3. De novo assembly

3.1 metaSPades

We will perform de novo assembly of the host-filtered reads to create contigs (longer, assembled sequences) with SPades.

spades.py -t {threads} \
--meta \
-o {output} \
-1 {input.R1} \
-2 {input.R2} \
-s {input.S}

If you do not want to include singleton reads for the assembly, then simply remove the -s {input.S} argument from the command.

  • {input.R1}, {input.R2} and {input.S} are host-filtered FASTQ files (R1, R2, and S) from step 2.3.
  • {output} defines the directory where the assembly results will be stored.

3.2 Renaming contigs

We will add sample names to the beginning of each contig name. This will make sure that each sample’s contig names are unique before we start aggregating contigs.
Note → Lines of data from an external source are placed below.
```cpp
template <int SM> auto bproj_kernel(const FastShape &sh, int ks)
{
    return nt_kernel(sh.nt, [&](auto n) {
        constexpr int NT = decltype(n)::value;
        return ks_kernel<NT>(ks, [](auto k) { return k_bproj_p<NT, bproj_waves_of<NT>(), false, SM, 2 * decltype(k)::value>; });
    });
}
inline auto bproj_traced_kernel(const FastShape &sh)
{
    return nt_kernel(sh.nt, [](auto n) { constexpr int NT = decltype(n)::value; return k_bproj_p<NT, bproj_waves_of<NT>(), true>; });
}
// ... 181 lines not shown
    }

    int bn_exponents(int li, const BnArgs &bn) const
    {
        LayerDyn *d = dyn + li;
        if (!bn_ext) {
            const unsigned rg = std::min(ew_grid(NH / 4), 2048u);
            return bn_exponent_ops([&](auto op) {
                hipLaunchKernelGGL(k_bn_reduce16<decltype(op)::value>, dim3(rg), dim3(256), 0, st, bn, (const int16_t *)h, NH, H, d);
            }, bn, d, status, status_exps(li), opts, st);
        }
        if (!fold) {
            if (allreduce && allreduce(opts->allreduce_ctx, ext(li), 2 * H, (void *)st)) return S5FXP_EHIP;
            hipLaunchKernelGGL(k_bn_finalize_mm, dim3(1), dim3(256), 0, st, bn, (const float *)ext(li), H, d, status, status_exps(li));
        }
        return S5FXP_OK;
    }

    void bproj(int li, const BnArgs &bn) const
    {
        const LayerPlan &p = layer[li];
        const s5fxp_ssm_desc &s = m->layers[li].sd;
        const s5fxp_layer_trace *tr = trace(li);
        BprojM2Args a{};
        a.bn = bn; a.x = h; a.w = *p.w_bproj; a.bq = I32(w.bq); a.u = I16(w.u);
        a.tr_bu_re = tr ? tr->Bu_re : nullptr; a.tr_bu_im = tr ? tr->Bu_im : nullptr;
        a.tr_pre_s5 = tr ? tr->pre_s5 : nullptr; a.tr_u = tr ? tr->u : nullptr;
        a.N = N; a.L = L; a.TB = w.TB; a.H = H; a.P = p.P;
        a.rs_re = s.u_exp + s.B_re_exp - s.Bu_re_exp; a.rs_im = s.u_exp + s.B_im_exp - s.Bu_im_exp;
        a.bre_bits = s.Bu_re_bits; a.bim_bits = s.Bu_im_bits; a.sh_re = s.Bu_re_exp - s.x_re_exp; a.sh_im = s.Bu_im_exp - s.x_im_exp;
        a.k_re = 65536 - (1 << (16 - s.A_re_exp));
        a.live_slots = p.live_slots;
        a.no_u = (p.gate_bn || p.gate_urec) && defer ? 1 : 0;
        if (fold) {
            a.ext = ext(li);
            a.ext_reps = EXT_REPS; a.status = status; a.status_exps = status_exps(li);
        }
        a.lazy = h_lazy;
        a.t_lo = 0; a.t_len = L;
        const size_t smem = 16 * (size_t)sh.hp + 4 * 64 * (size_t)(sh.hp + 16);
        const Rung &r = p.rung;
        auto kernel = tr ? bproj_traced_kernel(sh)
                         : r.pairl ? bproj_kernel<3>(sh, p.ks) : r.pair ? bproj_kernel<2>(sh, p.ks) : r.s16 ? bproj_kernel<1>(sh, p.ks) : bproj_kernel<0>(sh, p.ks);
        launch(kernel, grid_bproj, 64 * sh.bproj_waves, smem, nullptr, nullptr, a);
    }
    ScanQuadArgs quad_args(int li, const int32_t *run_if) const
    {
        const LayerPlan &p = layer[li];
        const s5fxp_ssm_desc &s = m->layers[li].sd;
        ScanQuadArgs q{};
        q.bq = I32(w.bq); q.xs = I32(w.xs); q.a_re = p.a_re; q.a_im = p.a_im; q.B = B; q.TB = w.TB; q.P = p.P;
        q.ea_re = s.A_re_exp; q.ea_im = s.A_im_exp; q.run_if = run_if; q.x0_re = x0(li, 0); q.x0_im = x0(li, 1);
        q.live_slots = p.live_slots;
        if (!run_if) q.cc = carry_check(li);
        return q;
    }
    CarryCheck carry_check(int li) const
    {
        const LayerPlan &p = layer[li];
        CarryCheck c{};
        if (!state_in || !p.rung.quad) return c;
        c.xmax = p.xmax; c.bad_bits = ST_WIDE_STATE | (defer ? ST_REDO : 0); c.redo = &dyn[li].redo; c.status = status;
        return c;
    }
    const int32_t *x0(int li, int c) const
    {
// ... 219 lines not shown
```

Measured before the change: 764.9 million.

## Add packed 16-bit BN row path and packed Bu epilogue to bproj kernel

For the KS==3 untraced bproj kernel, adds a specialized batch-norm path that processes 8 channels per row using packed 16-bit ops (bn16_row8) with a precomputed per-channel table. It also adds a packed-pair epilogue that converts, clips and shifts Bu outputs two at a time with v_pk_min/max/lshl instead of per-element 32-bit saturation. The tile loop moves into an include file instantiated per row arm, which grows code size and register pressure. A model flag can disable the new path.

```diff
diff --git a/include/s5fxp.h b/include/s5fxp.h
--- a/include/s5fxp.h
+++ b/include/s5fxp.h
@@ -170,7 +170,7 @@
 size_t s5fxp_model_blob_bytes(const s5fxp_model_desc *desc);
 
 enum { S5FXP_MODEL_DEFAULT = 0, S5FXP_MODEL_FORCE_DENSE = 1, S5FXP_MODEL_FORCE_CSR = 2, S5FXP_MODEL_FORCE_GENERIC = 4,
-       S5FXP_MODEL_NO_RESID_FOLD = 8, S5FXP_MODEL_NO_RESID_LAZY = 16, S5FXP_MODEL_NO_GATE_EXT = 32 };
+       S5FXP_MODEL_NO_RESID_FOLD = 8, S5FXP_MODEL_NO_RESID_LAZY = 16, S5FXP_MODEL_NO_GATE_EXT = 32, S5FXP_MODEL_NO_BPROJ_ROW8 = 64 };
 int s5fxp_model_create(const s5fxp_model_desc *desc, void *dev_blob, size_t blob_bytes, int flags, void *stream,
                        s5fxp_model **out);
 void s5fxp_model_destroy(s5fxp_model *m);
diff --git a/sparsernns_amd/_lib.py b/sparsernns_amd/_lib.py
--- a/sparsernns_amd/_lib.py
+++ b/sparsernns_amd/_lib.py
@@ -21,6 +21,7 @@
 PUSH_FRESH, PUSH_ZEROS, PUSH_FINAL = 1, 2, 4
 MODEL_DEFAULT, MODEL_FORCE_DENSE, MODEL_FORCE_CSR, MODEL_FORCE_GENERIC, MODEL_NO_RESID_FOLD, MODEL_NO_RESID_LAZY = 0, 1, 2, 4, 8, 16
 MODEL_NO_GATE_EXT = 32
+MODEL_NO_BPROJ_ROW8 = 64
 
 
 class DenseDesc(C.Structure):
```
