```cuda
template <int D, int FAMILY, bool STRICT>
static cudaError_t launch_mode(const GlobalConsts& K, const RunParams& R, bool replay, int layout, int block, cudaStream_t st)
{
    if (replay) {
        switch (layout) {
        case GLABC_TRACE_NONE: return launch_one<D, FAMILY, STRICT, true, GLABC_TRACE_NONE, false>(K, R, block, st);
        case GLABC_TRACE_TIME_MAJOR: return launch_one<D, FAMILY, STRICT, true, GLABC_TRACE_TIME_MAJOR, false>(K, R, block, st);
        case GLABC_TRACE_CHAIN_MAJOR: return launch_one<D, FAMILY, STRICT, true, GLABC_TRACE_CHAIN_MAJOR, false>(K, R, block, st);
        }
        return cudaErrorInvalidValue;
    }
    if (R.tape_dump != nullptr) {
        if (layout != GLABC_TRACE_TIME_MAJOR) return cudaErrorInvalidValue;
        return launch_one<D, FAMILY, STRICT, false, GLABC_TRACE_TIME_MAJOR, true>(K, R, block, st);
    }
    switch (layout) {
    case GLABC_TRACE_NONE: return launch_one<D, FAMILY, STRICT, false, GLABC_TRACE_NONE, false>(K, R, block, st);
    case GLABC_TRACE_TIME_MAJOR: return launch_one<D, FAMILY, STRICT, false, GLABC_TRACE_TIME_MAJOR, false>(K, R, block, st);
    case GLABC_TRACE_CHAIN_MAJOR: return launch_one<D, FAMILY, STRICT, false, GLABC_TRACE_CHAIN_MAJOR, false>(K, R, block, st);
    case GLABC_TRACE_EVENTS: return launch_one<D, FAMILY, STRICT, false, GLABC_TRACE_EVENTS, false>(K, R, block, st);
    }
    return cudaErrorInvalidValue;
}

template <int D>
cudaError_t launch_global_mcmc_dim(const ModelConsts& model, const GaussConsts& lp, const GaussConsts& gp,
                                   const RunParams& R, bool strict, bool replay, int layout, int block, cudaStream_t st)
{
    GlobalConsts K{model, lp, gp};
    return with_family(model.family, [&](auto f) {
        return strict ? launch_mode<D, f, true>(K, R, replay, layout, block, st)
                      : launch_mode<D, f, false>(K, R, replay, layout, block, st);
    });
}

}
```

Measured before the change: 152.4 billion.

## Hoist chain-invariant Philox rounds and add tiled chain-major trace writer

Precomputes the parts of the first two Philox rounds of the per-step random block that depend only on the chain counter, so each step runs fewer multiply rounds when the chain high word is uniform. Adds a shared-memory tiled chain-major trace writer for D=1,2,4 that buffers 32 steps per lane and writes them out as coalesced vector stores, and realigns the unrolled loop to 8-step groups so slot indices are compile-time constants. The costs are extra shared memory per warp, which may lower occupancy, and a runtime branch that compiles two loop bodies. A profiling script is also added.

```diff
diff --git a/gl-abc-mcmc_b200/csrc/philox.cuh b/gl-abc-mcmc_b200/csrc/philox.cuh
--- a/gl-abc-mcmc_b200/csrc/philox.cuh
+++ b/gl-abc-mcmc_b200/csrc/philox.cuh
@@ -27,10 +27,11 @@
     return rk;
 }
 
-__device__ __forceinline__ uint4 philox4x32_10(uint4 c, const RoundKeys& rk)
+template <int R0>
+__device__ __forceinline__ uint4 philox_rounds(uint4 c, const RoundKeys& rk)
 {
 #pragma unroll
-    for (int r = 0; r < 10; ++r) {
+    for (int r = R0; r < 10; ++r) {
         const uint64_t p0 = static_cast<uint64_t>(kPhiloxM0) * c.x;
         const uint64_t p1 = static_cast<uint64_t>(kPhiloxM1) * c.z;
         c = make_uint4(static_cast<uint32_t>(p1 >> 32) ^ c.y ^ rk.k[r][0], static_cast<uint32_t>(p1),
@@ -39,12 +40,45 @@
     return c;
 }
 
+__device__ __forceinline__ uint4 philox4x32_10(uint4 c, const RoundKeys& rk) { return philox_rounds<0>(c, rk); }
+
 struct Stream {
     uint32_t chain_lo, chain_hi;
     __device__ __forceinline__ uint4 block(const RoundKeys& rk, uint32_t blk, uint32_t slot) const
     {
         return philox4x32_10(make_uint4(chain_lo, chain_hi, blk, slot), rk);
     }
+};
+
+struct StepBlockHoisted {
+    const uint32_t& chain_hi;
+    uint32_t w1;
+    uint32_t x2, y2;
+
+    __device__ __forceinline__ StepBlockHoisted(uint32_t chain_lo, const uint32_t& hi, const RoundKeys& rk) : chain_hi(hi)
+    {
+        const uint64_t p0 = static_cast<uint64_t>(kPhiloxM0) * chain_lo;
+        w1 = static_cast<uint32_t>(p0);
+        const uint32_t z1 = static_cast<uint32_t>(p0 >> 32) ^ kSlotStep ^ rk.k[0][1];
+        const uint64_t p1 = static_cast<uint64_t>(kPhiloxM1) * z1;
+        x2 = static_cast<uint32_t>(p1 >> 32) ^ rk.k[1][0];
+        y2 = static_cast<uint32_t>(p1);
+    }
+
+    __device__ __forceinline__ uint4 operator()(const RoundKeys& rk, uint32_t step) const
+    {
+        const uint64_t p1 = static_cast<uint64_t>(kPhiloxM1) * step;
+        const uint32_t x1 = static_cast<uint32_t>(p1 >> 32) ^ chain_hi ^ rk.k[0][0];
+        const uint64_t p0 = static_cast<uint64_t>(kPhiloxM0) * x1;
+        const uint4 c = make_uint4(x2 ^ static_cast<uint32_t>(p1), y2, static_cast<uint32_t>(p0 >> 32) ^ w1 ^ rk.k[1][1],
+                                   static_cast<uint32_t>(p0));
+        return philox_rounds<2>(c, rk);
+    }
+};
+
+struct StepBlockRef {
+    Stream s;
+    __device__ __forceinline__ uint4 operator()(const RoundKeys& rk, uint32_t step) const { return s.block(rk, step, kSlotStep); }
 };
 
 __device__ __forceinline__ float u24(uint32_t w) { return __uint2float_rn(w >> 8) * 0x1p-24f; }
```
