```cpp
int srhip_dataset_create(srhip_ctx* ctx, int dtype, const void* X, int64_t nfeat, int64_t n, int64_t sf, int64_t sr,
                         const void* y, const void* w, srhip_dataset** out) {
  if (!ctx || !out) return fail(SRHIP_ERR_INVALID, "null argument");
  *out = nullptr;
  if (dtype != SRHIP_F32 && dtype != SRHIP_F64 && dtype != SRHIP_I32) return fail(SRHIP_ERR_UNSUPPORTED, "dtype %d", dtype);
  if (n <= 0) return fail(SRHIP_ERR_INVALID, "dataset needs n >= 1 rows");
  if (nfeat < 0 || nfeat > 65535) return fail(SRHIP_ERR_INVALID, "nfeatures %lld out of range", (long long)nfeat);
  if (nfeat > 0 && !X) return fail(SRHIP_ERR_INVALID, "null X");
  if (dtype == SRHIP_I32 && w) return fail(SRHIP_ERR_UNSUPPORTED, "weights on Int32 datasets");
  HIP_TRY(hipSetDevice(ctx->device));
  std::unique_ptr<srhip_dataset> d(new srhip_dataset());
  static std::atomic<uint64_t> g_ds_serial{0};
  d->serial = ++g_ds_serial;
  d->ctx = ctx;
  d->device = ctx->device;
  d->dtype = dtype;
  d->nfeat = nfeat;
  d->n = n;
  d->ld = (n + ROW_ALIGN - 1) / ROW_ALIGN * ROW_ALIGN;
  d->has_y = y != nullptr;
  d->weighted = w != nullptr;
  const size_t es = dtype_size(dtype);
  const size_t colb = (size_t)d->ld * es;
  HIP_TRY(d->X.ensure(std::max<size_t>(1, (size_t)nfeat) * colb));
  HostBuf stage;
  HIP_TRY(stage.ensure(colb));
  for (int64_t f = 0; f < nfeat; ++f) {
    if (dtype == SRHIP_F64) pack_column<uint64_t>(X, f, n, sf, sr, d->ld, (uint64_t*)stage.p);
    else pack_column<uint32_t>(X, f, n, sf, sr, d->ld, (uint32_t*)stage.p);
    HIP_TRY(hipMemcpy((char*)d->X.p + f * colb, stage.p, colb, hipMemcpyHostToDevice));
  }
  if (y) {
    HIP_TRY(d->y.ensure(colb));
    if (dtype == SRHIP_F64) pack_column<uint64_t>(y, 0, n, 0, 1, d->ld, (uint64_t*)stage.p);
    else pack_column<uint32_t>(y, 0, n, 0, 1, d->ld, (uint32_t*)stage.p);
    HIP_TRY(hipMemcpy(d->y.p, stage.p, colb, hipMemcpyHostToDevice));
  }
  if (w) {
    HIP_TRY(d->w.ensure(colb));
    double s = 0.0;
    if (dtype == SRHIP_F64) {
      double* st = (double*)stage.p;
      for (int64_t j = 0; j < d->ld; ++j) st[j] = j < n ? ((const double*)w)[j] : 0.0;
      for (int64_t j = 0; j < n; ++j) s += st[j];
    } else {
      float* st = (float*)stage.p;
      for (int64_t j = 0; j < d->ld; ++j) st[j] = j < n ? ((const float*)w)[j] : 0.0f;
      for (int64_t j = 0; j < n; ++j) s += st[j];
    }
    d->sum_w = s;
    HIP_TRY(hipMemcpy(d->w.p, stage.p, colb, hipMemcpyHostToDevice));
  }
  d->hstats.assign(std::max<int64_t>(1, nfeat), FeatStat{0.0, 0});
  if (dtype != SRHIP_I32 && nfeat > 0) {
    HIP_TRY(d->stats.ensure(feature_stats_scratch(nfeat) * sizeof(FeatStat)));
    HIP_TRY(launch_feature_stats(dtype, d->X.p, d->ld, n, (int)nfeat, (FeatStat*)d->stats.p, ctx->stream));
    HIP_TRY(hipMemcpyAsync(d->hstats.data(), d->stats.p, (size_t)nfeat * sizeof(FeatStat), hipMemcpyDeviceToHost,
                           ctx->stream));
    HIP_TRY(hipStreamSynchronize(ctx->stream));
  }
  *out = d.release();
  return SRHIP_OK;
}
// ... 425 lines not shown
  if (hipEventElapsedTime(&ms, ctx->last_ev0, ctx->last_ev1) != hipSuccess) return -1.0;
  return (double)ms;
}

int srhip_code_cache_stats(int64_t* hits, int64_t* misses, int64_t* inserts) {
  if (hits) *hits = g_cache_hits.load();
  if (misses) *misses = g_cache_misses.load();
  if (inserts) *inserts = g_cache_inserts.load();
  return SRHIP_OK;
}

int srhip_tail_share_parts(int32_t blocks, int32_t units, int32_t nshares, int32_t share, int32_t* out) {
  if (!out || blocks < 1 || units < 1 || nshares < blocks || share < 0 || share >= nshares ||
      (int64_t)blocks * units * nshares >= ((int64_t)1 << 31))
    return -1;
  TailPart part[2];
  const int n = tail_share_parts(blocks, units, nshares, share, part);
  for (int i = 0; i < n; ++i) {
    out[3 * i] = part[i].block;
    out[3 * i + 1] = part[i].u0;
    out[3 * i + 2] = part[i].u1;
  }
  return n;
}

int srhip_last_work(const srhip_ctx* ctx, int64_t* out) {
  if (!ctx || !out) return fail(SRHIP_ERR_INVALID, "null argument");
  for (int i = 0; i < 4; ++i) out[i] = ctx->work[i];
  return SRHIP_OK;
}

int64_t srhip_hot_form_launches(const srhip_ctx* ctx) { return ctx ? ctx->hot_launches : -1; }

int srhip_program_stats(const srhip_program* P, int64_t* total_nodes, int64_t* total_opnodes, int32_t* max_stack) {
  if (!P) return fail(SRHIP_ERR_INVALID, "null program");
  if (total_nodes) *total_nodes = P->total_nodes;
  if (total_opnodes) *total_opnodes = P->total_ops;
  if (max_stack) *max_stack = P->kmax;
  return SRHIP_OK;
}

int srhip_program_derived(const srhip_program* P, int32_t* count, uint32_t* spec, int32_t cap) {
  if (!P) return fail(SRHIP_ERR_INVALID, "null program");
  if (count) *count = (int32_t)P->dspec.size();
  for (int32_t d = 0; spec && d < cap && d < (int32_t)P->dspec.size(); ++d) spec[d] = P->dspec[d];
  return SRHIP_OK;
}

int32_t srhip_isa_handler_count(void) { return (int32_t)H_COUNT; }

int srhip_isa_handler_name(uint32_t h, char* buf, int32_t cap) {
  if (!buf || cap < 1) return fail(SRHIP_ERR_INVALID, "null or empty name buffer");
  if (h >= H_COUNT) return fail(SRHIP_ERR_INVALID, "handler id %u out of range (< %u)", h, H_COUNT);
  static const char* const spec_names[] = {
#define X_(n, f) #n,
      SRHIP_SPEC_BINOPS(X_)
#undef X_
  };
  static const char* const heavy_names[] = {
#define X_(n, f) #n,
      SRHIP_HEAVY_BINOPS(X_)
#undef X_
  };
  static const char* const un_names[] = {
#define X_(n, f) #f,
      SRHIP_UNOPS(X_)
// ... 56 lines not shown
```

symbolicregression.jl_amd/csrc/srhip_internal.h:

```cpp
#pragma once
#include <hip/hip_runtime.h>
#include <math.h>
#include <stdarg.h>
#include <stdint.h>
#include <stdio.h>
#include <stdlib.h>
#include <string.h>

#include <chrono>
#include <functional>
#include <mutex>
#include <string>
#include <vector>
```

If you are only dealing with a single sample, then this step can be seen as optional.

seqkit replace -p "^" -r "{sample}_" {input} > {output}
  • {sample} is the sample name that will be placed in front of the contig name
  • {input} is your contig file from step 3.1
  • {output} is fasta file with the renamed contig

3.3 Aggregating contigs

Next we will combine all renamed contigs into a single fasta file so we can perform taxonomic annotation across all samples in one go. Once again, this step can be seen as optional if you have a single sample.

cat {input} > {output}
  • {input} are your renamed contig files from step 3.2
  • {output} a single .fasta file
Note

We have created contigs that are ready for taxonomic annotation in the next chapter.